Пятипалая гора. Как ясно он ее помнит. Она стоит отвесной синей тенью прямо к югу от его родного дома. Если сравнивать с Чимбораццо в Эквадоре, ее и горой не назовешь. Но там, где ей случилось встать, ее зовут горой, и она выше всех гор в округе. А если смотреть на нее с севера, какой же у нее прекрасный, словно тщательно продуманный архитектором контур – три вершины, средняя повыше других. Когда он впервые приехал домой на каникулы из латинской гимназии в Карлстаде, он прозвал эти три вершины – Прогресс – Апогей – Регресс. Выше-выше-высоко-вниз!
Но отчего эта горка зовется Пятипалой?
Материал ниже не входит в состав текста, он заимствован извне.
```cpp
__global__ __launch_bounds__(256) void sample_kernel(const float* __restrict__ logits, int ld, int R, int top_k,
                                                     float temperature, const float* __restrict__ noise,
                                                     uint64_t seed, const int32_t* __restrict__ step_dev,
                                                     uint64_t step_host, int32_t* __restrict__ tokens, int tok_ld,
                                                     int tok_col_from_step, int nslab, long slab_stride,
                                                     float* __restrict__ logits_out, int logits_out_ld, int row0,
                                                     int rows_total,
                                                     const float* __restrict__ emb_table, int emb_C,
                                                     float* __restrict__ x_next, int32_t* __restrict__ step_rw,
                                                     unsigned* __restrict__ done_ctr,
                                                     const float* __restrict__ pos_table, float pos_scale,
                                                     int pos_rows, const int32_t* __restrict__ dev_params,
                                                     void* __restrict__ y_next, const float* __restrict__ y_gamma,
                                                     int y_bf16) {
    const int row = blockIdx.x * (blockDim.x >> 6) + (threadIdx.x >> 6), lane = threadIdx.x & 63;
    const uint64_t step = step_dev ? (uint64_t)*step_dev : step_host;
    if (dev_params) {
        temperature = __builtin_bit_cast(float, dev_params[0]);
        seed = *(const uint64_t*)(dev_params + 2);
    }
    const int rng_off = dev_params ? dev_params[4] : 0;
    const int rng_tot = dev_params && dev_params[5] > 0 ? dev_params[5] : rows_total;
    if (row < R) {
    const float* lr = logits + (size_t)row * ld;
    float2 gam[16];
    const bool fast_embed = x_next && emb_C / 2 <= 16 * 64;
    if (y_next && fast_embed) {
#pragma unroll
        for (int k = 0; k < 16; ++k) {
// ... 113 lines not shown
        tok = bi;
    }
    if (lane == 0) tokens[(size_t)row * tok_ld + (tok_col_from_step ? (int)step : 0)] = tok;
    if (x_next) {
        const float2* src = (const float2*)(emb_table + (size_t)tok * emb_C);
        float2* dst = (float2*)(x_next + (size_t)row * emb_C);
        const bool with_pos = pos_table && (int)step + 1 < pos_rows;
        const float2* pr = with_pos ? (const float2*)(pos_table + (size_t)(step + 1) * emb_C) : nullptr;
        const int nv = emb_C / 2;
        if (nv <= 16 * 64) {
            float2 v[16];
#pragma unroll
            for (int k = 0; k < 16; ++k) {
                const int i = lane + 64 * k;
                v[k] = src[i < nv ? i : nv - 1];
            }
            if (with_pos) {
                float2 q[16];
#pragma unroll
                for (int k = 0; k < 16; ++k) {
                    const int i = lane + 64 * k;
                    q[k] = pr[i < nv ? i : nv - 1];
                }
#pragma unroll
                for (int k = 0; k < 16; ++k)
                    v[k] = make_float2(__fadd_rn(v[k].x, __fmul_rn(q[k].x, pos_scale)), __fadd_rn(v[k].y, __fmul_rn(q[k].y, pos_scale)));
            }
#pragma unroll
            for (int k = 0; k < 16; ++k) {
                const int i = lane + 64 * k;
// ... 63 lines not shown
    tok = tok < 0 ? 0 : (tok >= rows ? rows - 1 : tok);
    const float4* src = (const float4*)(table + (size_t)tok * C);
    float4* dst = (float4*)(x + (size_t)b * C);
    if (pos_table) {
        const float4* pr = (const float4*)(pos_table + (size_t)step * C);
        for (int i = threadIdx.x; i < C / 4; i += blockDim.x) {
            const float4 e = src[i], q = pr[i];
            dst[i] = make_float4(__fadd_rn(e.x, __fmul_rn(q.x, pos_scale)), __fadd_rn(e.y, __fmul_rn(q.y, pos_scale)),
                                 __fadd_rn(e.z, __fmul_rn(q.z, pos_scale)), __fadd_rn(e.w, __fmul_rn(q.w, pos_scale)));
        }
    } else {
        for (int i = threadIdx.x; i < C / 4; i += blockDim.x) dst[i] = src[i];
    }
}

__global__ void add_pos_rows_kernel(float* __restrict__ x, const float* __restrict__ pos, int M, int n, int C,
                                    float scale) {
    const long total = (long)M * C;
    for (long i = (long)blockIdx.x * blockDim.x + threadIdx.x; i < total; i += (long)gridDim.x * blockDim.x) {
        const int m = (int)(i / C), c = (int)(i - (long)m * C);
        x[i] = __fadd_rn(x[i], __fmul_rn(pos[(size_t)(m % n) * C + c], scale));
    }
}

__global__ __launch_bounds__(64) void mask_lens_kernel(const uint8_t* __restrict__ mask, int32_t* __restrict__ lens,
                                                       int T) {
    const int b = blockIdx.x;
    int n = 0;
    for (int t = threadIdx.x; t < T; t += 64) n += mask[(size_t)b * T + t] ? 1 : 0;
#pragma unroll
// ... 114 lines not shown

int launch_ce_argmax(const float* logits, const int32_t* target, float* row_loss, int32_t* argmax_tok, int R, int V,
                     hipStream_t s) {
    DIMX_REQUIRE(V == 512, DIMX_ERR_ARG, "ce_argmax: vocabulary %d != 512", V);
    hipLaunchKernelGGL(ce_argmax_kernel, dim3(ceil_div(R, 4)), dim3(256), 0, s, logits, target, row_loss, argmax_tok,
                       R);
    DIMX_HIP(hipGetLastError());
    return DIMX_OK;
}

int launch_sample(const float* logits, int ld_logits, int R, int top_k, float temperature, const float* noise,
                  uint64_t seed, const int32_t* step_dev, uint64_t step_host, int32_t* tokens, int tok_ld,
                  int tok_col_from_step, int nslab, long slab_stride, float* logits_out, int logits_out_ld, int row0,
                  int rows_total, const float* emb_table, int emb_C, float* x_next, int32_t* step_rw, unsigned* done_ctr,
                  hipStream_t s, const float* pos_table, float pos_scale, int pos_rows, const int32_t* dev_params,
                  void* y_next, const float* y_gamma, int y_dtype) {
    DIMX_REQUIRE(logits && tokens && R > 0, DIMX_ERR_ARG, "sample: bad arguments");
    DIMX_REQUIRE(!y_next || (x_next && y_gamma && emb_C % 128 == 0 && emb_C <= 2048), DIMX_ERR_ARG,
                 "sample: the fused pre-norm needs the fused embedding and a width of k * 128 <= 2048");
    const int wpb = R <= 1024 ? 1 : 4;
    hipLaunchKernelGGL(sample_kernel, dim3(ceil_div(R, wpb)), dim3(64 * wpb), 0, s, logits, ld_logits, R, top_k,
                       temperature, noise, seed, step_dev, step_host, tokens, tok_ld, tok_col_from_step, nslab < 1 ? 1 : nslab,
                       slab_stride, logits_out, logits_out_ld, row0, rows_total, emb_table, emb_C, x_next, step_rw, done_ctr,
                       pos_table, pos_scale, pos_rows, dev_params, y_next, y_gamma, y_dtype == DIMX_BF16 ? 1 : 0);
    DIMX_HIP(hipGetLastError());
    return DIMX_OK;
}

int launch_gen_params(int32_t* base, int groups, float temperature, uint64_t seed, int row_off, int rows_total,
                      hipStream_t s) {
    hipLaunchKernelGGL(gen_params_kernel, dim3(1), dim3(64), 0, s, base, groups, temperature, seed, row_off, rows_total);
    DIMX_HIP(hipGetLastError());
    return DIMX_OK;
}

int launch_embed_step(const float* table, int C, int rows, const int32_t* start, const int32_t* tokens, int tok_ld,
                      const int32_t* step_dev, float* x, int B, int start_div, hipStream_t s, const float* pos_table,
                      float pos_scale) {
    DIMX_REQUIRE(C % 4 == 0, DIMX_ERR_ARG, "embed_step: C %% 4");
    hipLaunchKernelGGL(embed_step_kernel, dim3(B), dim3(256), 0, s, table, C, start, tokens, tok_ld, step_dev, x,
                       rows, start_div < 1 ? 1 : start_div, pos_table, pos_scale);
    DIMX_HIP(hipGetLastError());
    return DIMX_OK;
}

int launch_add_pos_rows(float* x, const float* pos, int M, int n, int C, float scale, hipStream_t s) {
    DIMX_REQUIRE(x && pos && M > 0 && n > 0, DIMX_ERR_ARG, "add_pos_rows: bad arguments");
    const long total = (long)M * C;
    const int blocks = (int)(total / 256 + 1 < 4096 ? total / 256 + 1 : 4096);
    hipLaunchKernelGGL(add_pos_rows_kernel, dim3(blocks), dim3(256), 0, s, x, pos, M, n, C, scale);
    DIMX_HIP(hipGetLastError());
    return DIMX_OK;
}

int launch_mask_lens(const uint8_t* mask, int32_t* lens, int B, int T, hipStream_t s) {
    DIMX_REQUIRE(mask && lens && B > 0 && T > 0, DIMX_ERR_ARG, "mask_lens: bad arguments");
// ... 40 lines not shown
```

dyadic-interaction-modeling_amd/csrc/model.hip:

```cpp
#include <stdarg.h>
#include <stdlib.h>
#include <set>

#include "model.hpp"

namespace dimx {

static thread_local char g_err[1024] = "";
void set_error(const char* fmt, ...) {
    va_list ap;
    va_start(ap, fmt);
    vsnprintf(g_err, sizeof(g_err), fmt, ap);
    va_end(ap);
}
const char* get_error() { return g_err; }

static std::string vq_prefix(int which) { return which == 0 ? "speaker_vq." : "listener_vq."; }

struct KeySpec {
    std::string name;
    std::vector<int64_t> shape;
};

static void vq_keys(const dimx_dims& d, int which, std::vector<KeySpec>& out) {
// ... 387 lines not shown
    DIMX_TRY(pack_linear(c, {pre + "project_in.weight"}, c->host.count(pre + "project_in.bias") ? pre + "project_in.bias" : "", false,
                         &e->proj_in));
    DIMX_TRY(upload_f32(c, pre + "pos_emb.emb.weight", &e->pos_emb));
    for (int i = 0; i < c->encg[0].depth; ++i) {
        DIMX_TRY(pack_xattn(c, xl(pre, 2 * i), false, &e->attn[i]));
        DIMX_TRY(pack_xff(c, xl(pre, 2 * i + 1), &e->ff[i]));
    }
    DIMX_TRY(upload_f32(c, pre + "attn_layers.final_norm.weight", &e->final_g));
    return DIMX_OK;
}
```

Быть может, если глядеть на нее из какой-то особой точки, она отдаленно напоминает руку? Ничуть. Или стопу? Ничуть не бывало.
Имя может говорить так много и так мало…
«Лидия Стилле». Как звучно. Лидия Стилле, Лидия Сти…
В дверь позвонили. Он вслушался. Никто не открывал. Хозяйки, верно, нет дома.
Ему не очень хотелось идти открывать. Если что-то важное, позвонят еще.
Но прошло несколько секунд, целая минута, должно быть, а больше не звонили. Тогда он пошел и открыл дверь.
Там никого не было. И в почтовом ящике пусто.
Снова он сел к огню и принялся ворошить головешки. Камин совсем почти выгорел.
Он думал про то, что давно прошло. Про выпускной год в Карлстаде. И про фру Краватт, которая той зимой и весной перед самыми выпускными экзаменами помогла ему причаститься великих тайн…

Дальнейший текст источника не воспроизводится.